Is the subspace topology of the product topology the initial topology with respect to the restrictions of the projection maps?

Question

Let $I$ be an index set, $X_i$ be a topological space for each $i \in I$ and $X = \prod_{i \in I} X_i$ the product of all $X_i$. Then the product topology is exactly the initial topology with respect to the canonical projections $\pi_i: X \to X_i$.

Let $A$ be a topological subspace of $X$ (i.e. $A$ has the subspace topology in $X$) and $\varphi_i$ are the restriciton of the projections $\pi_i$ on $A$.
Question: Is $A$ the initial topology with respect to the maps $\varphi_i$?

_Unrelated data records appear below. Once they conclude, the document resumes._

__device__ __forceinline__ unsigned lds_byte_addr_u64(int i)
{
    return (unsigned)(unsigned long)(&((__attribute__((address_space(3))) unsigned long long*)lds)[i]);
}
__device__ __forceinline__ unsigned lds_byte_addr_u32(int i)
{
    return (unsigned)(unsigned long)(&((__attribute__((address_space(3))) unsigned*)lds)[i]);
}
enum { SPIN_EQ = 0, SPIN_GE = 1 };
#define TWV_SPIN_TAIL                 \
    "s_cmp_eq_u64 vcc, exec\n"        \
    "s_cbranch_scc1 2f\n"             \
    "s_sub_u32 %1, %1, 1\n"           \
    "s_cmp_lg_u32 %1, 0\n"            \
    "s_cbranch_scc1 1b\n"             \
    "2:"
template <int CMP>
__device__ __forceinline__ unsigned long long lds_spin_tag(unsigned byte_addr, unsigned tag, unsigned looks, unsigned& left)
{
    unsigned long long q;
    unsigned n;
    if (CMP == SPIN_GE) {
        const unsigned long long need = (unsigned long long)tag << 32;
        asm volatile(
            "s_mov_b32 %1, %4\n"
            "1:\n"
            "ds_read_b64 %0, %2\n"
            "s_waitcnt lgkmcnt(0)\n"
            "v_cmp_le_u64 vcc, %3, %0\n"
            TWV_SPIN_TAIL
            : "=&v"(q), "=&s"(n)
            : "v"(byte_addr), "s"(need), "s"(looks)
            : "vcc", "scc", "memory");
    } else {
        unsigned long long d;
        const unsigned long long want = (unsigned long long)tag;
        asm volatile(
            "s_mov_b32 %1, %5\n"
            "1:\n"
            "ds_read_b64 %0, %3\n"
            "s_waitcnt lgkmcnt(0)\n"
            "v_lshrrev_b64 %2, 32, %0\n"
            "v_cmp_eq_u64 vcc, %4, %2\n"
            TWV_SPIN_TAIL
            : "=&v"(q), "=&s"(n), "=&v"(d)
            : "v"(byte_addr), "s"(want), "s"(looks)
            : "vcc", "scc", "memory");
    }
    left = n;
    return q;
}
__device__ __forceinline__ void lds_spin_count(unsigned byte_addr, unsigned need, unsigned looks, unsigned& left)
{
    unsigned c, n;
    asm volatile(
        "s_mov_b32 %1, %4\n"
        "1:\n"
        "ds_read_b32 %0, %2\n"
        "s_waitcnt lgkmcnt(0)\n"
        "v_cmp_le_u32 vcc, %3, %0\n"
        TWV_SPIN_TAIL
        : "=&v"(c), "=&s"(n)
        : "v"(byte_addr), "s"(need), "s"(looks)
        : "vcc", "scc", "memory");
    left = n;
}
__device__ __forceinline__ unsigned tag_diff_acc(unsigned acc, unsigned got, unsigned tag)
{
    asm("v_xad_u32 %0, %1, %2, %0" : "+v"(acc) : "v"(got), "s"(tag));
    return acc;
}
template <int CMP>
__device__ __forceinline__ unsigned long long xb_spin_tag(rsrc_t rs, int uword, int lword, unsigned tag, unsigned looks, unsigned& left)
{
    unsigned long long q;
    unsigned n;
    if (CMP == SPIN_GE) {
        const unsigned long long need = (unsigned long long)tag << 32;
        asm volatile(
            "s_mov_b32 %1, %6\n"
            "1:\n"
            "buffer_load_dwordx2 %0, %2, %3, %4 offen sc0 sc1\n"
            "s_waitcnt vmcnt(0)\n"
            "v_cmp_le_u64 vcc, %5, %0\n"
            TWV_SPIN_TAIL
            : "=&v"(q), "=&s"(n)
            : "v"(lword * 8), "s"(rs), "s"(uword * 8), "s"(need), "s"(looks)
            : "vcc", "scc", "memory");
    } else {
        unsigned long long d;
        const unsigned long long want = (unsigned long long)tag;
        asm volatile(
            "s_mov_b32 %1, %7\n"
            "1:\n"
            "buffer_load_dwordx2 %0, %3, %4, %5 offen sc0 sc1\n"
            "s_waitcnt vmcnt(0)\n"
            "v_lshrrev_b64 %2, 32, %0\n"
            "v_cmp_eq_u64 vcc, %6, %2\n"
            TWV_SPIN_TAIL
            : "=&v"(q), "=&s"(n), "=&v"(d)
            : "v"(lword * 8), "s"(rs), "s"(uword * 8), "s"(want), "s"(looks)
            : "vcc", "scc", "memory");
    }
    left = n;
    return q;
}

__device__ __forceinline__ int lane_of_z(int k) { return ((k & 2) ? 16 : 0) + 2 * (k >> 2) + (k & 1); }
__device__ __forceinline__ int lane_of_x(int j) { return j < 16 ? j : 16 + j; }

struct ChainRegs { float wc[32]; float bd; };
__device__ __forceinline__ void dot32_dpp_chain_lo(const float (&w)[16], float xa, float init, float (&c)[4])
{
    float c0 = init, c1, c2, c3;
    asm volatile(
        "s_nop 1\n" TWV_ALIGN8
        "v_fmac_f32_dpp %0, %4, %5 row_newbcast:0 row_mask:0xf bank_mask:0xf\n"
        "v_mul_f32_dpp %1, %4, %6 row_newbcast:1 row_mask:0xf bank_mask:0xf\n"
        "v_mul_f32_dpp %2, %4, %7 row_newbcast:2 row_mask:0xf bank_mask:0xf\n"
        "v_mul_f32_dpp %3, %4, %8 row_newbcast:3 row_mask:0xf bank_mask:0xf\n"
        "v_fmac_f32_dpp %0, %4, %9 row_newbcast:4 row_mask:0xf bank_mask:0xf\n"
        "v_fmac_f32_dpp %1, %4, %10 row_newbcast:5 row_mask:0xf bank_mask:0xf\n"
        "v_fmac_f32_dpp %2, %4, %11 row_newbcast:6 row_mask:0xf bank_mask:0xf\n"
        "v_fmac_f32_dpp %3, %4, %12 row_newbcast:7 row_mask:0xf bank_mask:0xf\n"
        "v_fmac_f32_dpp %0, %4, %13 row_newbcast:8 row_mask:0xf bank_mask:0xf\n"
        "v_fmac_f32_dpp %1, %4, %14 row_newbcast:9 row_mask:0xf bank_mask:0xf\n"
        "v_fmac_f32_dpp %2, %4, %15 row_newbcast:10 row_mask:0xf bank_mask:0xf\n"
        "v_fmac_f32_dpp %3, %4, %16 row_newbcast:11 row_mask:0xf bank_mask:0xf\n"
        "v_fmac_f32_dpp %0, %4, %17 row_newbcast:12 row_mask:0xf bank_mask:0xf\n"
        "v_fmac_f32_dpp %1, %4, %18 row_newbcast:13 row_mask:0xf bank_mask:0xf\n"
        "v_fmac_f32_dpp %2, %4, %19 row_newbcast:14 row_mask:0xf bank_mask:0xf\n"
        "v_fmac_f32_dpp %3, %4, %20 row_newbcast:15 row_mask:0xf bank_mask:0xf"
        : "+v"(c0), "=&v"(c1), "=&v"(c2), "=&v"(c3)
        : "v"(xa), "v"(w[0]), "v"(w[1]), "v"(w[2]), "v"(w[3]), "v"(w[4]), "v"(w[5]), "v"(w[6]), "v"(w[7]), "v"(w[8]), "v"(w[9]), "v"(w[10]), "v"(w[11]), "v"(w[12]), "v"(w[13]), "v"(w[14]), "v"(w[15]));
    c[0] = c0; c[1] = c1; c[2] = c2; c[3] = c3;
}
__device__ __forceinline__ float dot32_dpp_chain_hi(const float (&w)[16], float xb, const float (&c)[4])
{
    float c0 = c[0], c1 = c[1], c2 = c[2], c3 = c[3];
    asm volatile(
        TWV_ALIGN8
        "v_fmac_f32_dpp %0, %4, %5 row_newbcast:0 row_mask:0xf bank_mask:0xf\n"
        "v_fmac_f32_dpp %1, %4, %6 row_newbcast:1 row_mask:0xf bank_mask:0xf\n"
        "v_fmac_f32_dpp %2, %4, %7 row_newbcast:2 row_mask:0xf bank_mask:0xf\n"
        "v_fmac_f32_dpp %3, %4, %8 row_newbcast:3 row_mask:0xf bank_mask:0xf\n"
        "v_fmac_f32_dpp %0, %4, %9 row_newbcast:4 row_mask:0xf bank_mask:0xf\n"
        "v_fmac_f32_dpp %1, %4, %10 row_newbcast:5 row_mask:0xf bank_mask:0xf\n"
        "v_fmac_f32_dpp %2, %4, %11 row_newbcast:6 row_mask:0xf bank_mask:0xf\n"
        "v_fmac_f32_dpp %3, %4, %12 row_newbcast:7 row_mask:0xf bank_mask:0xf\n"
        "v_fmac_f32_dpp %0, %4, %13 row_newbcast:8 row_mask:0xf bank_mask:0xf\n"
        "v_fmac_f32_dpp %1, %4, %14 row_newbcast:9 row_mask:0xf bank_mask:0xf\n"
        "v_fmac_f32_dpp %2, %4, %15 row_newbcast:10 row_mask:0xf bank_mask:0xf\n"
        "v_fmac_f32_dpp %3, %4, %16 row_newbcast:11 row_mask:0xf bank_mask:0xf\n"
        "v_fmac_f32_dpp %0, %4, %17 row_newbcast:12 row_mask:0xf bank_mask:0xf\n"
        "v_fmac_f32_dpp %1, %4, %18 row_newbcast:13 row_mask:0xf bank_mask:0xf\n"
        "v_fmac_f32_dpp %2, %4, %19 row_newbcast:14 row_mask:0xf bank_mask:0xf\n"
        "v_fmac_f32_dpp %3, %4, %20 row_newbcast:15 row_mask:0xf bank_mask:0xf"
        : "+v"(c0), "+v"(c1), "+v"(c2), "+v"(c3)
        : "v"(xb), "v"(w[0]), "v"(w[1]), "v"(w[2]), "v"(w[3]), "v"(w[4]), "v"(w[5]), "v"(w[6]), "v"(w[7]), "v"(w[8]), "v"(w[9]), "v"(w[10]), "v"(w[11]), "v"(w[12]), "v"(w[13]), "v"(w[14]), "v"(w[15]));
    return (c0 + c1) + (c2 + c3);
}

I think that the arguments which I need can be found in this nice explanation of Henno Brandsma, but I am unable to convert it into a line of reasoning which convinces me. Could you please answer my question and give an explanation? Thank you!

Answer 1

It's a special case of the transitive law of initial topologies, which is shown in my linked answer:

$A$ has the initial topology wrt $i_A: A \to X$.

$X$ has the initial topology wrt the maps $\pi_i: X \to X_i, i \in I$.

It follows that $A$ has the initial topology wrt the maps $\pi_i \circ i_A: A \to X_i, i \in I$, and $\pi_i \circ i_A$ is exactly $\varphi_i=\pi_i|_A$.

In that answer the original question was whether on $A=\prod_i A_i$ the product topology of subspace topologies coincides with the subspace topology of the large product, but the same law answers both questions.